Turkey Red and the Slave Economy

Rebecca Quinton, Research Manager (Art)
a painting of a gathering scene. Some people have umbrellas and most are dressed in white. The sky is blue with clouds.

Agostino Brunias, Linen Day, Roseau, Dominica – A Market Scene, about 1780

Yale Center for British Art, Paul Mellon Collection

9th May 2019

Turkey Red, a process of dying cotton a vibrant crimson, has an early history in Scotland that is tainted by its links to the transatlantic slave trade and its associated economy. The process was introduced to Glasgow in 1785 by George Macintosh and David Dale. Macintosh had previously established a cudbear dye works at Dunchattan, Glasgow, whilst Dale, who was involved in the cotton industry, was busy founding New Lanark mills. Macintosh and Dale had invited Pierre Jacques Papillon, a French dyer from Rouen, to visit the city in order to start a Turkey Red business, which was first advertised in the Glasgow Mercury on 15 December 1785.
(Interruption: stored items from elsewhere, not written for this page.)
-void launch_me_gated(const MeArgs& a, hipStream_t s) {
-  const dim3 grid((a.g.nmb() + kGateSpan - 1) / kGateSpan, a.g.B);
-  if (a.range <= 8) hipLaunchKernelGGL((me_p16x16<8, kGateSpan>), grid, dim3(64), 0, s, a);
-  else hipLaunchKernelGGL((me_p16x16<kMaxR, kGateSpan>), grid, dim3(64), 0, s, a);
+constexpr int kGateBlock = 1024;
+constexpr int kGatePer = 4;
+
+__device__ __forceinline__ bool side_live(const SlotRoute* rt, int slot, int role) {
+  return !rt || !(role < RO_L1 && role >= rt[slot].n0);
+}
+
+__global__ __launch_bounds__(kGateBlock) void me_gate_list(MeListArgs l) {
+  const MeArgs& a = l.a;
+  const int nmb = a.g.nmb();
+  const uint32_t total = static_cast<uint32_t>(nmb) * a.g.B;
+  const int lane = threadIdx.x & 63, wave = threadIdx.x >> 6;
+  __shared__ uint32_t wave_n[kGateBlock / 64];
+  __shared__ uint32_t base_s;
+  unsigned long long mask[kGatePer];
+  uint32_t mine = 0;
+#pragma unroll
+  for (int r = 0; r < kGatePer; ++r) {
+    const uint32_t og = (blockIdx.x * kGatePer + r) * kGateBlock + threadIdx.x;
+    bool search = false;
+    if (og < total) {
+      const int slot = og / nmb;
+      if (!a.rt || a.rt[slot].kind == a.want) {
+        const int qp = clampi(a.qp[slot] + (a.aq ? a.aq[og] : 0), 0, 51);
+        const int lam = h264::kLambda[qp];
+        const int thr = a.gate_thresh >= 0 ? a.gate_thresh : -a.gate_thresh * lam;
+        const bool gated = a.gate_cost[og] <= thr;
+        bool any = false;
+#pragma unroll
+        for (int k = 0; k < kMaxSides; ++k) {
+          if (k >= l.nsides || !side_live(a.rt, slot, l.side[k].role)) continue;
+          any = true;
+          if (gated) {
+            l.side[k].out_cost[og] = kNoCost;
+            if (l.side[k].out_intra_cost) l.side[k].out_intra_cost[og] = kNoCost;
+          }
+        }
+        search = any && !gated;
+      }
+    }
+    mask[r] = __ballot(search);
+    mine += __builtin_popcountll(mask[r]);
+  }
+  if (lane == 0) wave_n[wave] = mine;
+  __syncthreads();
+  if (threadIdx.x == 0) {
+    uint32_t n = 0;
+#pragma unroll
+    for (int w = 0; w < kGateBlock / 64; ++w) n += wave_n[w];
+    base_s = n ? atomicAdd(&l.list[0], n) : 0u;
+  }
+  __syncthreads();
+  uint32_t pos = base_s;
+  for (int w = 0; w < wave; ++w) pos += wave_n[w];
+#pragma unroll
+  for (int r = 0; r < kGatePer; ++r) {
+    if ((mask[r] >> lane) & 1)
+      l.list[2 + pos + __builtin_popcountll(mask[r] & ((1ull << lane) - 1))] = (blockIdx.x * kGatePer + r) * kGateBlock + threadIdx.x;
+    pos += __builtin_popcountll(mask[r]);
+  }
+}
+
+template <int MAXR>
+__global__ __launch_bounds__(64) __attribute__((amdgpu_waves_per_eu(kGateWaves, 8))) void me_search_list(MeListArgs l) {
+  const uint32_t nsides = l.nsides;
+  const uint32_t nitems = l.list[0] * nsides;
+  uint32_t it = blockIdx.x, end = nitems, step = gridDim.x;
+  if ((gridDim.x & 7) == 0) {
+    const uint32_t x = blockIdx.x & 7;
+    step = gridDim.x >> 3;
+    it = static_cast<uint32_t>(static_cast<uint64_t>(nitems) * x >> 3) + (blockIdx.x >> 3);
+    end = static_cast<uint32_t>(static_cast<uint64_t>(nitems) * (x + 1) >> 3);
+  }
+  if (it >= end) return;
+  const int nmb = l.a.g.nmb();
+  const v4h negH = me_neg_h16(threadIdx.x);
+  bool first = true;
+  uint32_t og = l.list[2 + it / nsides];
+  for (;;) {
+    const uint32_t k = it % nsides;
+    og = __builtin_amdgcn_readfirstlane(og);
+    const int slot = og / nmb, mb = og - slot * nmb;
+    it += step;
+    uint32_t og_next = 0;
+    if (it < end) og_next = l.list[2 + it / nsides];
+    const MeSide& sd = l.side[k];
+    if (side_live(l.a.rt, slot, sd.role)) {
+      MeArgs a = l.a;
+      a.ref_y = sd.ref_y;
+      a.hp = sd.hp;
+      a.pred_mv = sd.pred_mv;
+      a.cost_mv = sd.cost_mv;
+      a.seed_mv = sd.seed_mv;
+      a.out_mv = sd.out_mv;
+      a.out_cost = sd.out_cost;
+      a.out_pred = sd.out_pred;
+      a.out_intra_cost = sd.out_intra_cost;
+      a.role = sd.role;
+      wave_sync();
+      me_mb<MAXR, 2>(a, slot, mb, first, negH);
+      first = false;
+    }
+    if (it >= end) break;
+    og = og_next;
+  }
+}
+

Dying using the Turkey Red process produced a bright shade that was believed to be and often marketed as being very hardy and extremely slow to fade, even with repeated washing and bright sunlight, making it ideal for use in hotter climates such as the British colonies. Initially only cotton yarn could be dyed using this process, which was then woven to create striped and checked gingham cloths. Many early Turkey Red textiles were exported from Greenock and Port Glasgow to north America and the West Indies where they were worn by enslaved men, women and children as shown in the idealized paintings of West Indian plantations by the Italian artist Agostino Brunias who travelled to Dominica in 1770 and later settled there before his death in 1796.

In the early 1800s various methods of discharge printing were developed that allowed woven cloth rather than just the yarn to be dyed with Turkey Red. One of the main early products made by this technique were large handkerchiefs or bandannas. The first were manufactured by McBrayne, Stenhouse & Co., but a vast number were made by Monteith, Bogle and Co., who had taken over Macintosh and Dale’s dyeworks. Like many industries developing in and around Glasgow at this period a lot of the finance behind these early Turkey Red companies came from the profits made from Scottish-run plantations in the Caribbean or Glasgow-based merchants involved in the transatlantic trade of tobacco and sugar. This was doubly-so for Monteith, Bogle & Co., as Henry Monteith’s wife, Rebecca, was the daughter of Alexander Garden of Francis Garden & Co., whilst Adam Bogle was also a partner of Robert Bogle Jun. and Co., both well-established Glasgow West India merchants.